Multiphase pumping lowers WHP and minimizes equipment requirements by creating a low-pressure zone between the well and the high backpressure source, such as a long flow line or downstream separator, said the company. This technology is used to lower backpressure in flow lines from wells and production gathering systems, or to boost pressure going into higher-pressure discharge flow lines. It is most beneficial to production companies that do not have the space to install separators, flash tanks, compressors, liquid pumps, and vapor recovery units but still want to achieve lower operating pressure to maintain or improve production.
Multiphase pumping could also be useful in special industrial applications with low net positive suction head available, such as operations with fluids at flash point and operations using compressible fluids with entrained gas, which could damage conventional pumps.
According to the company, multiphase booster system is a vertical, long-stroke, duplex-piston positive-displacement pump that reciprocates using hydraulic cylinders actuated by a hydraulic power unit (HPU). The HPU design allows the pump to handle flows ranging from wet gas streams to 100% liquids, which covers a broad range of viscosities and densities. The pump can also manage flow streams that contain periodic slugs of fine solids, such as sand or silt. The HPU allows the pump to provide a 0 to 100% turndown of the flow volume, a benefit that most multiphase pumps are unable to offer, even with a variable frequency drive (VFD) or conventional compressors operating in recycle mode. The HPU, driven by a gas engine, diesel engine, or electric-motor prime mover, can be mounted on the same skid or on separate skids to meet space and crane lift weight limitations. This flexibility allows for future interchangeability of various pump systems and HPU sizes as conditions change.
Typically, discharge pressure for a 12-in. pump for HP applications is up to 1,200 psig but can be rated as high as 2,000 psig if required, the company said.
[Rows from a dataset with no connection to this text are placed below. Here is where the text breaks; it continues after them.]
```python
class HipLibrary:

    def __init__(self, path=LIB_PATH):
        if not os.path.exists(path):
            raise HipUnavailable(
                "libgwdepth_hip.so not built (%s); run `python -c 'import __graft_entry__ as g; g.build()'`" % path)
        self.lib = ctypes.CDLL(path)
        for name in ENTRY_POINTS:
            if not hasattr(self.lib, name):
                raise HipUnavailable("libgwdepth_hip.so lacks symbol " + name)
        self.lib.gwd_arch.restype = ctypes.c_char_p
        for name in ENTRY_POINTS[2:]:
            getattr(self.lib, name).restype = ctypes.c_int
        L = self.lib
        vp, i32, i64, f32 = ctypes.c_void_p, ctypes.c_int32, ctypes.c_int64, ctypes.c_float
        L.gwd_conv_forward.argtypes = [ctypes.POINTER(ConvDesc), vp]
        L.gwd_conv_wgrad.argtypes = [ctypes.POINTER(ConvDesc), vp, vp]
        L.gwd_weight_prep.argtypes = [vp, vp, vp, vp, i32, i32, i32, i32, vp]
        L.gwd_act_backward.argtypes = [vp, vp, vp, vp, i64, i32, i32, f32, i32, vp]
        L.gwd_colsum.argtypes = [vp, vp, i64, i32, i32, vp]
        L.gwd_conv_wgrad_batch.argtypes = [ctypes.POINTER(ConvDesc), ctypes.POINTER(ctypes.c_void_p), i32, vp]
        L.gwd_conv_wgrad_takes_bias.argtypes = [ctypes.POINTER(ConvDesc), i32]
        L.gwd_plane_loss_forward.argtypes = [vp, vp, vp, vp, i32, i32, i32, i32, vp, vp, vp, i32, vp]
        L.gwd_plane_loss_backward.argtypes = [vp, vp, vp, vp, i32, i32, i32, vp, vp, vp, i32, vp]
        L.gwd_collate.argtypes = [ctypes.POINTER(ImageJob), i32, i32, i32, ctypes.POINTER(ctypes.c_float),
                                  ctypes.POINTER(ctypes.c_float), vp, vp, vp, vp, i32, vp]
        L.gwd_mha_flash_forward.argtypes = [vp, vp, vp, i64, i64, i64, vp, vp, vp, i64, vp, i32, i32, i32, i32, f32, i32, vp]
        L.gwd_mha_flash_backward.argtypes = [vp] * 5 + [i64] * 5 + [vp] * 7 + [i64] * 3 + [i32, i32, i32, i32, f32, i32, vp]
        L.gwd_anchor_depth_forward.argtypes = [vp, vp, vp, i32, i64, i32, i32, vp]
        L.gwd_anchor_depth_backward.argtypes = [vp, vp, vp, vp, vp, i32, i64, i32, i32, vp]
        L.gwd_colsum_batch.argtypes = [ctypes.POINTER(ColsumJob), i32, i32, vp]
        L.gwd_layernorm_forward.argtypes = [vp, vp, vp, vp, vp, vp, vp, i64, i32, i32, i32, i32, vp]
        L.gwd_layernorm_backward.argtypes = [vp, vp, vp, vp, vp, vp, vp, vp, vp, i64, i32, i32, i32, vp, i32, vp]
        L.gwd_unpad_add_batch.argtypes = [ctypes.POINTER(UnpadJob), i32, vp]
        L.gwd_silog_finalize.argtypes = [vp, f32, f32, vp, vp]
        L.gwd_resample_u8_pass.argtypes = [vp, vp, vp, vp, i32, i32, i32, i32, i32, i64, i32, i32, i32, i32, vp]
        L.gwd_gather2d.argtypes = [vp, vp, vp, vp, i32, i32, i64, i32, vp]
        L.gwd_resample_u8_pass_batch.argtypes = [ctypes.POINTER(ResampleJob), i32, i32, i32, vp, i64, vp]
        L.gwd_gather2d_batch.argtypes = [ctypes.POINTER(GatherJob), i32, vp, i64, vp]
        L.gwd_color_adjust_batch.argtypes = [ctypes.POINTER(ColorJob), i32, vp, i32, vp]
        L.gwd_match_cost.argtypes = [vp] * 5 + [i32] * 6 + [f32, f32, vp]
        L.gwd_set_losses_forward.argtypes = [vp] * 9 + [f32] + [vp] * 4 + [i32] * 6 + [vp]
        L.gwd_set_losses_backward.argtypes = [vp] * 8 + [f32] + [vp] * 6 + [i32] * 6 + [vp]
        L.gwd_set_losses_focal_forward.argtypes = [vp] * 9 + [f32] * 2 + [vp] * 4 + [i32] * 6 + [vp]
        L.gwd_set_losses_focal_backward.argtypes = [vp] * 8 + [f32] * 2 + [vp] * 6 + [i32] * 6 + [vp]
        L.gwd_color_adjust.argtypes = [vp, vp, vp, i64, i32, f32, vp]
        L.gwd_bmm.argtypes = [ctypes.POINTER(BmmDesc), vp]
        L.gwd_stride_place.argtypes = [vp, vp, vp] + [i32] * 8 + [vp]
        L.gwd_psp_pool_forward.argtypes = [vp] * 5 + [i32] * 5 + [vp]
        L.gwd_psp_pool_backward.argtypes = [vp] * 6 + [i32] * 6 + [vp]
        L.gwd_pos_sine.argtypes = [vp, vp, vp, vp, vp, i32, i32, i32, i32, i32, i32, i32, vp]
        L.gwd_stem_pack.argtypes = [vp, vp, vp, vp]
        L.gwd_stem_forward.argtypes = [vp, vp, vp, vp, i32, i32, i32, i32, vp]
        L.gwd_softmax_forward.argtypes = [vp, vp, i64, i32, i32, vp]
        L.gwd_softmax_backward.argtypes = [vp, vp, vp, i64, i32, i32, vp]
        L.gwd_silog_sums.argtypes = [vp, vp, vp, i32, i32, i32, i32, i32, i32, i32, vp]
        L.gwd_silog_backward.argtypes = [vp, vp, vp, vp, f32, f32, vp, i32, i32, i32, i32, i32, i32, i32, vp]
        L.gwd_seg_ce_sum.argtypes = [vp, vp, vp, i64, i32, vp]
        L.gwd_seg_ce_backward.argtypes = [vp, vp, vp, f32, vp, i64, i32, vp]
        L.gwd_resample_forward.argtypes = [vp, vp] + [i32] * 9 + [vp]
        L.gwd_resample_backward.argtypes = [vp, vp] + [i32] * 7 + [vp, i32, i32, vp]
        L.gwd_avgpool_forward.argtypes = [vp, vp] + [i32] * 6 + [vp]
        L.gwd_avgpool_backward.argtypes = [vp, vp] + [i32] * 6 + [vp]
        sp = ctypes.POINTER(Strided)
        L.gwd_winattn_forward.argtypes = [sp, sp, sp, sp, vp, vp, i32, vp, i64, i32, i32, i32, f32, i32, vp]
        L.gwd_winattn_backward.argtypes = [sp] * 7 + [vp, vp, vp, i32, vp, i64, i32, i32, i32, f32, i32, i32, vp]
        L.gwd_ref_scores_forward.argtypes = [sp, vp, vp, i32, i32, i32, i32, i32, f32, i32, vp]
        L.gwd_ref_scores_backward.argtypes = [sp, vp, vp, sp, vp, i32, i32, i32, i32, i32, f32, i32, vp]
        L.gwd_ref_mix_forward.argtypes = [vp, vp, vp, vp, i32, i32, i32, i32, i32, i32, vp]
        L.gwd_ref_mix_backward.argtypes = [vp, vp, vp, vp, vp, i32, i32, i32, i32, i32, i32, vp]
        L.gwd_tokattn_forward.argtypes = [sp] * 4 + [i64, i32, i32, f32, i32, vp]
        L.gwd_tokattn_backward.argtypes = [sp] * 7 + [i64, i32, i32, f32, i32, vp]
        L.gwd_upsample_taps_collapse.argtypes = [vp, vp, i32, i32, i32, vp]
        L.gwd_upsample_taps_fold.argtypes = [vp, vp, i32, i32, vp]
        L.gwd_tokattn_pair_forward.argtypes = [sp] * 6 + [i64, i32, i32, f32, i32, vp]
# ... 65 lines not shown
        if n < 0:
            raise ValueError("gwd_query_workspace(%d, %r) -> %d" % (op, dims, n))
        return n

    def version(self):
        return self.lib.gwd_version()

    @staticmethod
    def _desc(x, w, y, dims, z=None, scale=None, shift=None, residual=None, stride=1, pad=0,
              gather=GATHER_CONV, virt=(0, 0), act=ACT_NONE, act_scale=1.0, mult=None, gate=None, gate_act=ACT_NONE, ln=None,
              zero_page=True, dbias=None):
        B, Hi, Wi, Cin, Ho, Wo, Cout, KH, KW = dims
        d = ConvDesc()
        d.x, d.w, d.y, d.z = _ptr(x), _ptr(w), _ptr(y), _ptr(z)
        d.scale, d.shift, d.residual = _ptr(scale), _ptr(shift), _ptr(residual)
        d.zero_page = _zero_page(x.device) if zero_page else None
        d.mult = _ptr(mult)
        d.gate, d.gate_act = _ptr(gate), (gate_act if gate is not None else ACT_NONE)
        d.B, d.Hi, d.Wi, d.Cin, d.Ho, d.Wo, d.Cout, d.KH, d.KW = B, Hi, Wi, Cin, Ho, Wo, Cout, KH, KW
        d.stride, d.pad, d.gather, d.Hv, d.Wv = stride, pad, gather, virt[0], virt[1]
        d.act, d.act_scale, d.dtype = act, act_scale, dtype_code(x)
        if ln is not None:
            d.ln_mean, d.ln_rstd, d.ln_C = _ptr(ln[0]), _ptr(ln[1]), int(ln[2])
        d.dbias = _ptr(dbias)
        return d

    def conv_forward(self, x, w, y, dims, **kw):
        d = self._desc(x, w, y, dims, **kw)
        rc = self.lib.gwd_conv_forward(ctypes.byref(d), self._stream(x, w, y))
        if rc == -4 and kw.get("ln") is not None:
            return False
        if rc == -4 and kw.get("gate") is not None and kw.get("gate_act") == ACT_GELU:
            return False
        self._check(rc, "gwd_conv_forward")

    def conv_wgrad(self, x, gy, dw, dims, **kw):
        d = self._desc(x, None, gy, dims, **kw)
        self._check(self.lib.gwd_conv_wgrad(ctypes.byref(d), _ptr(dw), self._stream(x, gy, dw, kw.get("dbias"))), "gwd_conv_wgrad")

    def conv_wgrad_takes_bias(self, x, gy, dims, batched, **kw):
        d = self._desc(x, None, gy, dims, **kw)
        return self.lib.gwd_conv_wgrad_takes_bias(ctypes.byref(d), 1 if batched else 0) == 1

    def conv_wgrad_batch(self, jobs):
        descs = (ConvDesc * len(jobs))()
        dws = (ctypes.c_void_p * len(jobs))()
        ts = []
        for i, (x, gy, dw, dims, kw) in enumerate(jobs):
            descs[i] = self._desc(x, None, gy, dims, **kw)
            dws[i] = _ptr(dw)
            ts += [x, gy, dw, kw.get("dbias")]
        self._check(self.lib.gwd_conv_wgrad_batch(descs, dws, len(jobs), self._stream(*ts)), "gwd_conv_wgrad_batch")

    def weight_prep(self, w, row_scale, w_fwd, w_dgrad, N, taps, C, dtype):
        self._check(self.lib.gwd_weight_prep(_ptr(w), _ptr(row_scale), _ptr(w_fwd), _ptr(w_dgrad), N, taps, C, dtype,
                                             self._stream(w, w_fwd, w_dgrad)), "gwd_weight_prep")

    def act_backward(self, gy, ref, gx, scale, rows, C, act, act_scale):
        self._check(self.lib.gwd_act_backward(_ptr(gy), _ptr(ref), _ptr(gx), _ptr(scale), rows, C, act, act_scale,
                                              dtype_code(gy), self._stream(gy, ref, gx)), "gwd_act_backward")

    def act_backward_colsum(self, gy, ref, gx, dbias, rows, C, act, act_scale, mult=None):
        rc = self.lib.gwd_act_backward_colsum(_ptr(gy), _ptr(ref), _ptr(gx), _ptr(dbias), rows, C, act, act_scale, _ptr(mult),
                                              dtype_code(gy), self._stream(gy, ref, gx))
        if rc == -4:
            return False
        self._check(rc, "gwd_act_backward_colsum")
        return True

    def colsum(self, g, out, rows, C):
        self._check(self.lib.gwd_colsum(_ptr(g), _ptr(out), rows, C, dtype_code(g), self._stream(g, out)), "gwd_colsum")

    def colsum_batch(self, jobs):
        recs = (ColsumJob * len(jobs))()
        for r, (g, out, rows, C) in zip(recs, jobs):
            r.g, r.out, r.rows, r.C = g.data_ptr(), out.data_ptr(), rows, C
            if not (g.is_contiguous() and out.is_contiguous()):
                raise ValueError("kernel operand must be contiguous")
        ts = [t for j in jobs for t in j[:2]]
        self._check(self.lib.gwd_colsum_batch(recs, len(jobs), dtype_code(jobs[0][0]), self._stream(*ts)), "gwd_colsum_batch")

    @staticmethod
    def colsum_batchable(g, C):
        vec = 8 if g.dtype == torch.bfloat16 else 4
        return C % vec == 0 and C // vec <= 256

    def layernorm_forward(self, x, gamma, beta, y, mean, rstd, rows, C, gelu, residual=None, ld=0):
        self._check(self.lib.gwd_layernorm_forward(_ptr(x), _ptr(gamma), _ptr(beta), _ptr(residual), _ptr(y), _ptr(mean), _ptr(rstd),
                                                   rows, C, ld, int(gelu), dtype_code(x), self._stream(x, y)),
                    "gwd_layernorm_forward")

    def layernorm_backward(self, gy, x, gamma, beta, mean, rstd, gx, dgamma, dbeta, rows, C, gelu, ld=0, gskip=None, elu_input=False):
        flags = int(bool(gelu)) | (2 if elu_input else 0)
        rc = self.lib.gwd_layernorm_backward(_ptr(gy), _ptr(x), _ptr(gamma), _ptr(beta), _ptr(mean), _ptr(rstd), _ptr(gx), _ptr(dgamma),
                                             _ptr(dbeta), rows, C, ld, flags, _ptr(gskip), dtype_code(x), self._stream(gy, x, gx))
        if rc == -4 and (gskip is not None or elu_input):
            self._check(self.lib.gwd_layernorm_backward(_ptr(gy), _ptr(x), _ptr(gamma), _ptr(beta), _ptr(mean), _ptr(rstd), _ptr(gx), _ptr(dgamma),
                                                        _ptr(dbeta), rows, C, ld, int(bool(gelu)), None, dtype_code(x), self._stream(gy, x, gx)),
                        "gwd_layernorm_backward")
            return False
        self._check(rc, "gwd_layernorm_backward")
        return True

    def pos_counts(self, mask_full, mask_level, counts):
        B, H, W = mask_full.shape
        _, h, w = mask_level.shape
# ... 924 lines not shown
```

Sizes up to 16-in. plunger diameter can also be rated up to 900 lb ANSI with up to 2,000-psig discharge. Both the pump and its seal system are fully rated, statically and operationally, for ANSI class 300-, 600-, or 900-lb pressure levels, depending on the system requirements. Units up to 20 in. in diameter are limited to 600 lb ANSI, and 24- to 32-in. units are typically rated at 300 lb ANSI.
Newfield says that a single RamPump unit can eliminate the need for separators, compressors, pumps, and vapor recovery systems at remote onshore well sites or offshore platforms, thus saving space and capital.
High-performance drilling fluid
A new high-performance water-base drilling fluid has been introduced by Baker Hughes Inteq Drilling Fluids. The Performax fluid is designed to deliver the drilling characteristics of emulsion-base drilling fluids without sacrificing environmental compliance. According to Baker, benefits include improved shale inhibition (reduced pore pressure transmission), increased cuttings integrity, increased rates of penetration, and reduced torque and drag.
Since its introduction last year, the fluid has been used on a broad range of drilling applications including onshore, continental shelf, and deepwater projects. A few highlights from these wells include penetration rates averaging 90 ft/hr (28.6 m/hr) with both PDC and rock bits, low dilution rates and high solids removal efficiency, friction factors equivalent to emulsion-base mud, minimum bit balling and accretion, elimination of rig set-up and waste management costs associated with emulsion muds, and significant rigtime savings during clean-up for completions versus emulsion muds, Baker said.